Provided data: Begin
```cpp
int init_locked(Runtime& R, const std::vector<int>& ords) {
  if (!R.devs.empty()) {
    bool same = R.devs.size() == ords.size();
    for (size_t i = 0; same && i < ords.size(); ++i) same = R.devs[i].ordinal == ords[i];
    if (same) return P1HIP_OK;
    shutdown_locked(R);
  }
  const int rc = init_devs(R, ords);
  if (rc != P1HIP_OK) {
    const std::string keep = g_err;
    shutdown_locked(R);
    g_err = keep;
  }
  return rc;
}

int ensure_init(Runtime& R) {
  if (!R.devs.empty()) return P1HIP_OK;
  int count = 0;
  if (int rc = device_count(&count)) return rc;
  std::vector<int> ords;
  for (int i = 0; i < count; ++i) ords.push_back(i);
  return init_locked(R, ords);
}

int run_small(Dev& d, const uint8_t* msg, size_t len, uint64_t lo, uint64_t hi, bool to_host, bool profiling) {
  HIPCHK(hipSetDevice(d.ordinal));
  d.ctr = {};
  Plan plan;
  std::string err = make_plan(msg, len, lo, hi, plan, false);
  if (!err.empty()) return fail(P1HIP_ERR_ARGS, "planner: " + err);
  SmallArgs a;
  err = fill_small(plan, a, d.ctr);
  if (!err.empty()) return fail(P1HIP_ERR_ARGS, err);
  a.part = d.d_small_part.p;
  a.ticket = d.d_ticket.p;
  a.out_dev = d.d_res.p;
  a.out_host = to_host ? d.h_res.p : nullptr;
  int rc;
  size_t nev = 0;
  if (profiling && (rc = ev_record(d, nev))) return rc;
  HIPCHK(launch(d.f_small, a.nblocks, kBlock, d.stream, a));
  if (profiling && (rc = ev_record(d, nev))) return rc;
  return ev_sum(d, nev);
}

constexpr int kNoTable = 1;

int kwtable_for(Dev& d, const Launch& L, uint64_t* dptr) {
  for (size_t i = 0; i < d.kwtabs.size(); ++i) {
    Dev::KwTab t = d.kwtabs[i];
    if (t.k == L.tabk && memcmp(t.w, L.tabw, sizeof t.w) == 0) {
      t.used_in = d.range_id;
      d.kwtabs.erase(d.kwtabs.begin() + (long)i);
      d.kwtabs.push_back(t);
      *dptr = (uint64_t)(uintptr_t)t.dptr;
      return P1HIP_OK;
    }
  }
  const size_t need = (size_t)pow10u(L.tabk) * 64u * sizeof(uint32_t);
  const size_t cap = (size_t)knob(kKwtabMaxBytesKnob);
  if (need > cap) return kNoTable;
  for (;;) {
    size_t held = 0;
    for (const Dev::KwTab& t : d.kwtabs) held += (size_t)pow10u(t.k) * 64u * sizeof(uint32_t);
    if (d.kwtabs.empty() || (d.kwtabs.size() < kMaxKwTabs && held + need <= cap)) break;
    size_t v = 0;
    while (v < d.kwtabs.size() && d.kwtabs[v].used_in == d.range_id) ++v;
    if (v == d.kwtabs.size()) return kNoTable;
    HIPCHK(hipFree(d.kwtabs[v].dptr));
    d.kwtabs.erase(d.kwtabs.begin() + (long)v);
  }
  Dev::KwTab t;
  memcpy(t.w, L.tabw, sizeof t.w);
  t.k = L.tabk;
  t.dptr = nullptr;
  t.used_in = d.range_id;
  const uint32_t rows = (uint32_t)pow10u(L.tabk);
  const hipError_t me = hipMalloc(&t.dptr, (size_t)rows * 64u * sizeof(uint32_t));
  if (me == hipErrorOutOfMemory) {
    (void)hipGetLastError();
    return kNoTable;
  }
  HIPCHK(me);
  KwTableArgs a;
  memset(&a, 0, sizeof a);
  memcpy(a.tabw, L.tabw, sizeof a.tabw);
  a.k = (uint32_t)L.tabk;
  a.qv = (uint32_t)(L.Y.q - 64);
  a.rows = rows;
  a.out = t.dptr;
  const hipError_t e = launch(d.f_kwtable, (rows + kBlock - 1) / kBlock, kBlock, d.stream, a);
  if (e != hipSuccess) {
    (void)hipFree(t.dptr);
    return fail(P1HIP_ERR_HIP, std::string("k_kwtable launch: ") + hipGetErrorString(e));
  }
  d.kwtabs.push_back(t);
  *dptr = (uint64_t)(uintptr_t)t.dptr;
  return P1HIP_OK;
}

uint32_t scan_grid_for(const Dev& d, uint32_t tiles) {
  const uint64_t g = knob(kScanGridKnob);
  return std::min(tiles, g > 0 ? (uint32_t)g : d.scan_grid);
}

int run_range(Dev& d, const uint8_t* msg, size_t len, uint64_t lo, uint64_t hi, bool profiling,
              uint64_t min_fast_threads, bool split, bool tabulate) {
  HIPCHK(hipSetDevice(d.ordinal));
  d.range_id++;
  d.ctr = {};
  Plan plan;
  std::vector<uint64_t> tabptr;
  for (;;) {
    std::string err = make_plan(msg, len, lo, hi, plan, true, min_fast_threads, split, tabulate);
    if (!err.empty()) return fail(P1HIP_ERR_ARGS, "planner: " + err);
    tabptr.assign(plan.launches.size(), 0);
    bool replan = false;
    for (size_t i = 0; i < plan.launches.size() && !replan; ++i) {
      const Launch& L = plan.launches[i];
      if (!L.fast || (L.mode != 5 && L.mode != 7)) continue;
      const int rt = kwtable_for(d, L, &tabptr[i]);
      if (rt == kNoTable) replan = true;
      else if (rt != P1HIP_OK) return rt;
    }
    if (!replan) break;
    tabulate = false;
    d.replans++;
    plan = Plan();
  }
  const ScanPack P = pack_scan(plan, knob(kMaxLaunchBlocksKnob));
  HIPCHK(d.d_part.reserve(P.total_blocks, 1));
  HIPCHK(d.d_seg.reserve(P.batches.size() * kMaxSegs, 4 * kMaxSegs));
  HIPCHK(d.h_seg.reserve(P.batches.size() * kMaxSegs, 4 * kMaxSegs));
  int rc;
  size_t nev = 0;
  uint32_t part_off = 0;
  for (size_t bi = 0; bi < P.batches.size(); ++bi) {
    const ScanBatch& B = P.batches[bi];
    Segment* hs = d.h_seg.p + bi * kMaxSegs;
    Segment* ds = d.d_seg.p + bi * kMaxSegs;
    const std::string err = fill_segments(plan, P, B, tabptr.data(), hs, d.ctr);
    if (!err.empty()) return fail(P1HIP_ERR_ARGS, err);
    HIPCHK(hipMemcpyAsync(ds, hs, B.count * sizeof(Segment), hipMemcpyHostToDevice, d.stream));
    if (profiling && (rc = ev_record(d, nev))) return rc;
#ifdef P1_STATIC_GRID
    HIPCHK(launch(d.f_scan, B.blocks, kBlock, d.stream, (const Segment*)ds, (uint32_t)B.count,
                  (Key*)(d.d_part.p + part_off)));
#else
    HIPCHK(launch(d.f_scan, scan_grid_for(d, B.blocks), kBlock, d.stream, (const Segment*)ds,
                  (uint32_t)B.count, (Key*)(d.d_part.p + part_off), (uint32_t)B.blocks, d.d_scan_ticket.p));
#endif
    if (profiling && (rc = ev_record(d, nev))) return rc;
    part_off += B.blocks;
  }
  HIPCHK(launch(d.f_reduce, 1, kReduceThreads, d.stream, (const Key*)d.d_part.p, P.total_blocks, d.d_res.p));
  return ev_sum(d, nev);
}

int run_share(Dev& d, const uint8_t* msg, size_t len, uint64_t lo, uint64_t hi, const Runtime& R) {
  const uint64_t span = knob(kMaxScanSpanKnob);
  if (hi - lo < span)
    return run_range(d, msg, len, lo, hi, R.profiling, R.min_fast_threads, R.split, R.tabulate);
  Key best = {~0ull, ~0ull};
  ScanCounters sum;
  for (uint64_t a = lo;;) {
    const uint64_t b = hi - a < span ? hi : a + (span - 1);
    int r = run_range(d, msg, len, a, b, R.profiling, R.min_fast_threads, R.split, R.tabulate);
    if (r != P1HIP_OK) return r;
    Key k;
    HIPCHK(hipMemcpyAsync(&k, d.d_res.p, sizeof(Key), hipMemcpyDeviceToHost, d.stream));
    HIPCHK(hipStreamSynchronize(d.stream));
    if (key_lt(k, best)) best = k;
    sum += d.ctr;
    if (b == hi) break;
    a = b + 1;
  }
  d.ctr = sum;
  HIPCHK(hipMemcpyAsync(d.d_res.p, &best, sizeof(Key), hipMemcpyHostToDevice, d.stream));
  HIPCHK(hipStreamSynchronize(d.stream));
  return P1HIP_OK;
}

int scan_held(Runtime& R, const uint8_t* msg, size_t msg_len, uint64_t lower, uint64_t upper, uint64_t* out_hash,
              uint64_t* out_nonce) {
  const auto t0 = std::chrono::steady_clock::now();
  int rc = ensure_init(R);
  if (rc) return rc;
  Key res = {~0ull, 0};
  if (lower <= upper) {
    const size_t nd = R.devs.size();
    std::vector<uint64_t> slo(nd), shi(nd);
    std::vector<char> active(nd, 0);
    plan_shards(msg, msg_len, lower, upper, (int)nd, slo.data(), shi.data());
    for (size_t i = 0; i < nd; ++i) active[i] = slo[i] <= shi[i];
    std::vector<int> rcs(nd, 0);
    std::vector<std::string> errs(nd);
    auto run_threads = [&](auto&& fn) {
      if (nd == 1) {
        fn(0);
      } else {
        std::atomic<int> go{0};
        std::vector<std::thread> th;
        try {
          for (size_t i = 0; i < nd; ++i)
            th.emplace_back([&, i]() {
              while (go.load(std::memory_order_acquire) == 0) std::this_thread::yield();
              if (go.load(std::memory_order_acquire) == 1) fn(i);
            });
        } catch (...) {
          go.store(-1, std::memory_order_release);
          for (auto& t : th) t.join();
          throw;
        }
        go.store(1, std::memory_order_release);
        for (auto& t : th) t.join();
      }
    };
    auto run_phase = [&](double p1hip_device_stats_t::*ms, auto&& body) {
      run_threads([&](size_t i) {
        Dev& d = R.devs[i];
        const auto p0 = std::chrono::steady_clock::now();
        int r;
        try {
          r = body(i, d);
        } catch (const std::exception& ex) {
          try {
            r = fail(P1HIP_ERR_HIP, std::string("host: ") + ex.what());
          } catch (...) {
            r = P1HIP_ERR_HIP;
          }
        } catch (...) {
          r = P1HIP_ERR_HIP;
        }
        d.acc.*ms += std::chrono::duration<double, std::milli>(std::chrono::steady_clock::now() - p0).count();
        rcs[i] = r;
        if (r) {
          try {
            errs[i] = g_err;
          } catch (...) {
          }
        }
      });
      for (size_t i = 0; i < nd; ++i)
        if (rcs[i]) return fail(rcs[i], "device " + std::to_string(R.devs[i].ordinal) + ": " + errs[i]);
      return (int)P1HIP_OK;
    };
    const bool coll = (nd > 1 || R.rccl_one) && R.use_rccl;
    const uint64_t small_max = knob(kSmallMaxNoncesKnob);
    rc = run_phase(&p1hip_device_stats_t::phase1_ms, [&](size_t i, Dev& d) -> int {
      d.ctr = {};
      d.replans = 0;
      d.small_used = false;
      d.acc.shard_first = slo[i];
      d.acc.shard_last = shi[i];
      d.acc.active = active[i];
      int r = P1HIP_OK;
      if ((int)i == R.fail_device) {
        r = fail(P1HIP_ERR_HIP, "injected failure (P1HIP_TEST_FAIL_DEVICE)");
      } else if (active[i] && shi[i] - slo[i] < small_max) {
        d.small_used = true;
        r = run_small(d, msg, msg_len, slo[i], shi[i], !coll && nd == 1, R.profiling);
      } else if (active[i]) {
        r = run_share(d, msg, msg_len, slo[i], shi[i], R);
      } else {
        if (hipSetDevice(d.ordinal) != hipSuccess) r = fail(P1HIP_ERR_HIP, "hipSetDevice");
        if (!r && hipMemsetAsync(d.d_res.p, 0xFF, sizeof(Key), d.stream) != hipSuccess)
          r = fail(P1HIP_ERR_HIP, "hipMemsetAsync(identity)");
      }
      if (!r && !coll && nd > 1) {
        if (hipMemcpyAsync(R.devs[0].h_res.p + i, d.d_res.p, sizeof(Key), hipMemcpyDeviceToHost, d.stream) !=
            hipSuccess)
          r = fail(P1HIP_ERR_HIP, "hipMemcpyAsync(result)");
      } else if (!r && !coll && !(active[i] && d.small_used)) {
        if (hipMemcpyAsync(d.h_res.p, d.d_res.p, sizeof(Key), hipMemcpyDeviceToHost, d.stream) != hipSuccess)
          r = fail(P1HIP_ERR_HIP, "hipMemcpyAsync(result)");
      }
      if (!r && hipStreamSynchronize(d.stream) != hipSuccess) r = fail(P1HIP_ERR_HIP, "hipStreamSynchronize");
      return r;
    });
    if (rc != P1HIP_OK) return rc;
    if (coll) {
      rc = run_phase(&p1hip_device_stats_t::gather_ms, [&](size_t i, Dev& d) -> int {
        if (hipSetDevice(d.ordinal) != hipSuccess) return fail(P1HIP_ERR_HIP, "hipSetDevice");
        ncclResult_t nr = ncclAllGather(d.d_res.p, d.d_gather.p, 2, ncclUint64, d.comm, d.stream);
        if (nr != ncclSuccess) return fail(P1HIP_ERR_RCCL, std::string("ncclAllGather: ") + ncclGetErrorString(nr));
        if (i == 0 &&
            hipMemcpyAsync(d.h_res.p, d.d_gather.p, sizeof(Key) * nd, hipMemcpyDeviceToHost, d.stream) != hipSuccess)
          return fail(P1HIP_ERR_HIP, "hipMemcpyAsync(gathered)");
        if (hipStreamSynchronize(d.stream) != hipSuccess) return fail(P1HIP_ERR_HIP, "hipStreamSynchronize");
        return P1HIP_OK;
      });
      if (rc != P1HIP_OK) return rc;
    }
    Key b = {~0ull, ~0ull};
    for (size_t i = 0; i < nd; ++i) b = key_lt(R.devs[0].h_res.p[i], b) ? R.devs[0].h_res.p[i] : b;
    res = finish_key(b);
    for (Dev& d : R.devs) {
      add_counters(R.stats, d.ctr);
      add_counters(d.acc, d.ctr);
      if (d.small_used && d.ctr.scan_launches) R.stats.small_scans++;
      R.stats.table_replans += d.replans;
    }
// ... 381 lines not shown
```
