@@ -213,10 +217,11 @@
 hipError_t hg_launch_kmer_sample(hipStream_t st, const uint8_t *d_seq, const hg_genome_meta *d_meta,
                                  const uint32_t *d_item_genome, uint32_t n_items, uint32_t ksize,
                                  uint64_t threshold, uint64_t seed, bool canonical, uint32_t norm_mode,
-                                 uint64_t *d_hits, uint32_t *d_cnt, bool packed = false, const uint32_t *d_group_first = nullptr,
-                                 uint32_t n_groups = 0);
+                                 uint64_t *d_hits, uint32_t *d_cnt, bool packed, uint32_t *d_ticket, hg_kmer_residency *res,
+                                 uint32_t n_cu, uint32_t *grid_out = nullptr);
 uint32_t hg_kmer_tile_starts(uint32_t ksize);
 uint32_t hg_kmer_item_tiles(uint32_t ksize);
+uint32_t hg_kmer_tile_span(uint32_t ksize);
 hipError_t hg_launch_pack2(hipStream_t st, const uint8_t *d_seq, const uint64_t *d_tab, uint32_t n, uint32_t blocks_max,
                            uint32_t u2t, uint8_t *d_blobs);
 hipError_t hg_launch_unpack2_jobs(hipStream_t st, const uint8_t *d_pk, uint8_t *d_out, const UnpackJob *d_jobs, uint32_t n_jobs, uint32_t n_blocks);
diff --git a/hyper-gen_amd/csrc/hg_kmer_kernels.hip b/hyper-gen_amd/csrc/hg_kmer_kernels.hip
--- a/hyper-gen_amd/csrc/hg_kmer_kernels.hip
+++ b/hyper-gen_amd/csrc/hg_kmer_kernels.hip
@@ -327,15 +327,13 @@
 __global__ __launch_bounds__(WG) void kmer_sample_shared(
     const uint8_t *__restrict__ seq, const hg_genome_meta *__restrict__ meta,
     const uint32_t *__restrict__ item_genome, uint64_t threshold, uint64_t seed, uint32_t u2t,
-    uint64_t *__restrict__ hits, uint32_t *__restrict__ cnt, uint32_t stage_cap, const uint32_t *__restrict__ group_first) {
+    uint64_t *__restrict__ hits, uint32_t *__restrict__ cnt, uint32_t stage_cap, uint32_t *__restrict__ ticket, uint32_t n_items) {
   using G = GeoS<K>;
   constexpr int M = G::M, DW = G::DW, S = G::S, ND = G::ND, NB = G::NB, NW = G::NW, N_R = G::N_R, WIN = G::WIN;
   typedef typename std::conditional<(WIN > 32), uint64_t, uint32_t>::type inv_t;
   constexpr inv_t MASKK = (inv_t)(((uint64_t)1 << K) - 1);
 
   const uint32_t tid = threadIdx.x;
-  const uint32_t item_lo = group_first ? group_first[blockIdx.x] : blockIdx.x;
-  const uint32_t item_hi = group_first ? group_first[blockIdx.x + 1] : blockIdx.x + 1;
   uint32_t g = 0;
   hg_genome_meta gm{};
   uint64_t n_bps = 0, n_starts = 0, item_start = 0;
Provided data: End
All lines in the records above with "load" need to be found and copied.

**Answer for this exercise:**
              while (go.load(std::memory_order_acquire) == 0) std::this_thread::yield();
              if (go.load(std::memory_order_acquire) == 1) fn(i);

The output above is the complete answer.